## Task prompt
If a line of the data below holds the string "MINB", copy it.

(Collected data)
··········

constexpr int kFfnTcSmemBytes = kTcBlobBytes + 64;
template <int KIND>
__global__ void __launch_bounds__(128) ffn_tc_rows_kernel(const float* x, long long n, const unsigned char* blob16,
                                                          const unsigned char* blob32, uint8_t* labels, float* logits,
                                                          const __grid_constant__ FfnBias fb) {
  extern __shared__ __align__(128) unsigned char smem[];
  uint64_t* bars = reinterpret_cast<uint64_t*>(smem + kTcBlobBytes);
  uint32_t* s_tmem = reinterpret_cast<uint32_t*>(smem + kTcBlobBytes + 32);
  const int tid = threadIdx.x, warp = tid >> 5;
  if (tid == 0) {
    mbar_init(&bars[0], 1);
    mbar_init(&bars[1], 1);
    fence_mbar_init();
  }
  if (warp == 0) tmem_alloc(s_tmem, kTmemCols);
  tc_fence_before();
  __syncthreads();
  tc_fence_after();
  const uint32_t tm_base = *s_tmem;
  if (KIND == 1 && tid == 0) {
    mbar_arrive_expect_tx(&bars[0], kTcBlobBytes);
    bulk_g2s(smem, blob32, kTcBlobBytes, &bars[0]);
  }
  const long long i = static_cast<long long>(blockIdx.x) * 128 + tid;
  const long long src = i < n ? i : n - 1;
  float v[kNFeat], logit[kNCls];
  bool ok = true, wide = false;
#pragma unroll
  for (int k = 0; k < kNFeat; ++k) {
    v[k] = x[src * kNFeat + k];
    ok = ok && (fabsf(v[k]) <= 3.0e38f);
    if constexpr (KIND == 2)
      wide = wide || fabsf(v[k]) > (k < kNCep ? kFeatBoundZ : k < 2 * kNCep ? kFeatBoundD1 : kFeatBoundD2);
  }
  bool fp16 = false;
  if constexpr (KIND == 2) {
    fp16 = !__syncthreads_or(wide);
    if (tid == 0) {
      const uint32_t bytes = fp16 ? kTc16BlobBytes : kTcBlobBytes;
      mbar_arrive_expect_tx(&bars[0], bytes);
      bulk_g2s(smem, fp16 ? blob16 : blob32, bytes, &bars[0]);
    }
  }
  mbar_wait(&bars[0], 0);
  {
    const uint32_t tl = tm_base + (static_cast<uint32_t>(32 * warp) << 16);
    float h0[24], h1[24];
#pragma unroll
    for (int i = 0; i < 24; ++i) h0[i] = h1[i] = 0.0f;
#pragma unroll
    for (int f = 0; f < kNFeat; ++f) {
      const int col = tc_feat_col(f);
      if (col < 24) h0[col] = v[f];
      else h1[col - 24] = v[f];
    }
    if (fp16) {
      tc16_store_a1_half(tl, 0, h0);
      tc16_store_a1_half(tl, 1, h1);
    } else {
      tc_store_a1_half(tl, 0, h0);
      tc_store_a1_half(tl, 1, h1);
    }
  }
  if (fp16) ffn_tc16_tile<1>(fb, logit, tm_base, warp, 0, tid == 0, smem_u32(smem), &bars[1], 0);
  else ffn_tc_tile<1>(fb, logit, tm_base, warp, 0, tid == 0, smem_u32(smem), &bars[1], 0);
  if (i < n) {
    uint8_t lab = decide(logit, fb.thresh);
    if (!ok) {
      logit[0] = logit[1] = logit[2] = NAN;
      lab = 0;
    }
    if (labels) labels[i] = lab;
    if (logits) {
      logits[i * 3 + 0] = logit[0];
      logits[i * 3 + 1] = logit[1];
      logits[i * 3 + 2] = logit[2];
    }
  }
  tc_fence_before();
  __syncthreads();
  if (warp == 0) tmem_dealloc(tm_base, kTmemCols);
}

#if defined(VADB_DEBUG_HOOKS)
constexpr int kExpSmemBytes = 2 * kStagePad * 2 + kWarps * 2 * kExchFrame * 8 + 384 * 8 + 64;
template <int MINB>
__global__ void __launch_bounds__(kThreads, MINB) exp_fft_kernel(const FusedParams p, float* sink) {
  extern __shared__ __align__(128) unsigned char smem[];
  int16_t* s_pcm = reinterpret_cast<int16_t*>(smem);
  cf2* s_exch = reinterpret_cast<cf2*>(smem + 2 * kStagePad * 2);
  cf2* s_tw1 = reinterpret_cast<cf2*>(smem + 2 * kStagePad * 2 + kWarps * 2 * kExchFrame * 8);
  cf2* s_tw2 = s_tw1 + 256;
  uint64_t* s_bar = reinterpret_cast<uint64_t*>(s_tw2 + 128);
  int* s_seg = reinterpret_cast<int*>(s_bar + 4);
  const int tid = threadIdx.x, warp = tid >> 5, lane = tid & 31, h = lane >> 4, t = lane & 15;
  s_tw1[tid] = p.tw1[tid];
  if (tid < 128) s_tw2[tid] = p.tw2[tid];
  if (tid == 0) {
    mbar_init(&s_bar[0], 1);
    mbar_init(&s_bar[1], 1);
    fence_mbar_init();
  }
  unsigned gstep = 0;
  float acc = 0.0f;
  Segment seg;
  auto issue_load = [&](int step, int buf) {
    const long long start = seg.pcm_start + static_cast<long long>(step) * (kStepFrames * kHop);
    const long long avail = p.pcm_len - start;
    const int nsmp = avail >= kStageSamples ? kStageSamples : (avail > 0 ? static_cast<int>(avail) : 0);
    const int bulk = (nsmp * 2) & ~15;
    if (tid == 0) {
      mbar_arrive_expect_tx(&s_bar[buf], static_cast<uint32_t>(bulk));
      if (bulk) bulk_g2s(s_pcm + buf * kStagePad, p.pcm + start, static_cast<uint32_t>(bulk), &s_bar[buf]);
    }
  };
  for (;;) {
    __syncthreads();
    if (tid == 0) *s_seg = p.seg_begin + atomicAdd(p.counter, 1);
    __syncthreads();
    const int si = *s_seg;
    if (si >= p.seg_end) break;
    seg = p.segs[si];
    const int nsteps = (seg.n_frames + kStepFrames - 1) / kStepFrames;
    issue_load(0, gstep & 1);
    __syncthreads();
    for (int s = 0; s < nsteps; ++s, ++gstep) {
      const int buf = gstep & 1;
      if (s + 1 < nsteps) issue_load(s + 1, buf ^ 1);
      mbar_wait(&s_bar[buf], (gstep >> 1) & 1);
      const uint32_t* stage32 = reinterpret_cast<const uint32_t*>(s_pcm + buf * kStagePad);
      cf2* ex = s_exch + (warp * 2 + h) * kExchFrame;
#pragma unroll 1
      for (int r = 0; r < 2; ++r) {
        const int fi = warp * 4 + r * 2 + h;
        const uint32_t* w32 = stage32 + fi * (kHop / 2);
        float xr[16], xi[16];
        fft_load_pcm(w32, t, xr, xi);
        fft_pass1<13>(xr, xi, s_tw1, t);
        exch_store(ex, t, xr, xi);
        __syncwarp();
        exch_load(ex, t, xr, xi);
        __syncwarp();
        dft16<16>(xr, xi);
        fft_split_store(xr, xi, t, s_tw2, ShflXchg{lane}, [&](int bin, float v) { acc = fmaf(v, 1e-12f * bin, acc); });
      }
      __syncthreads();
    }
  }
  if (acc == 123.456f) sink[0] = acc;
}
#endif

constexpr int kFramesSmemBytes = kWarps * 2 * kExchFrame * 8 + kBins * kPPitch * 4 + kNMel * 32 * 4 + 384 * 8;

__global__ void __launch_bounds__(kThreads) frames_kernel(const float* frames, long long n, int frame_len, int what,
                                                         float* out, const cf2* tw1, const cf2* tw2, FrontEnd fe) {
  extern __shared__ __align__(128) unsigned char smem[];
  cf2* s_exch = reinterpret_cast<cf2*>(smem);
  float* s_P = reinterpret_cast<float*>(smem + kWarps * 2 * kExchFrame * 8);
  float* s_logE = s_P + kBins * kPPitch;
  cf2* s_tw1 = reinterpret_cast<cf2*>(s_logE + kNMel * 32);
  cf2* s_tw2 = s_tw1 + 256;
  const int tid = threadIdx.x, warp = tid >> 5, lane = tid & 31, h = lane >> 4, t = lane & 15;
  s_tw1[tid] = tw1[tid];
  if (tid < 128) s_tw2[tid] = tw2[tid];
  __syncthreads();
  const long long f0 = static_cast<long long>(blockIdx.x) * kStepFrames;
  cf2* ex = s_exch + (warp * 2 + h) * kExchFrame;
#pragma unroll 1
  for (int r = 0; r < 2; ++r) {
    const int fi = warp * 4 + r * 2 + h;
    const long long f = min(f0 + fi, n - 1);
    const float* fr = frames + f * frame_len;
    warp_fft_pair<16>(
        [&](float (&xr)[16], float (&xi)[16]) {
          if (fe.win) fft_load_f32_fe(fr, frame_len, t, fe.preemph, fe.win, xr, xi);
          else fft_load_f32(fr, frame_len, t, xr, xi);
        },
        ex, s_tw1, s_tw2, s_P, fi, lane);
  }
  __syncthreads();
  if (what == 0) {
    for (int j = tid; j < kStepFrames * kBins; j += kThreads) {
      const int fi = j >> 8, k = j & 255;
      if (f0 + fi < n) out[(f0 + fi) * kBins + k] = s_P[k * kPPitch + fi] * 9.5367431640625e-07f;
    }
    return;
  }
  mel_group_dispatch<kPPitch, 32>(warp, s_P + lane, s_logE + lane);
  __syncthreads();
  if (f0 + lane < n) {
    out[(f0 + lane) * kNCep + warp] = dct_coef<32>(s_logE + lane, warp);
    if (warp + 8 < kNCep) out[(f0 + lane) * kNCep + warp + 8] = dct_coef<32>(s_logE + lane, warp + 8);
  }
}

··········

## Solution to this exercise
template <int MINB>
__global__ void __launch_bounds__(kThreads, MINB) exp_fft_kernel(const FusedParams p, float* sink) {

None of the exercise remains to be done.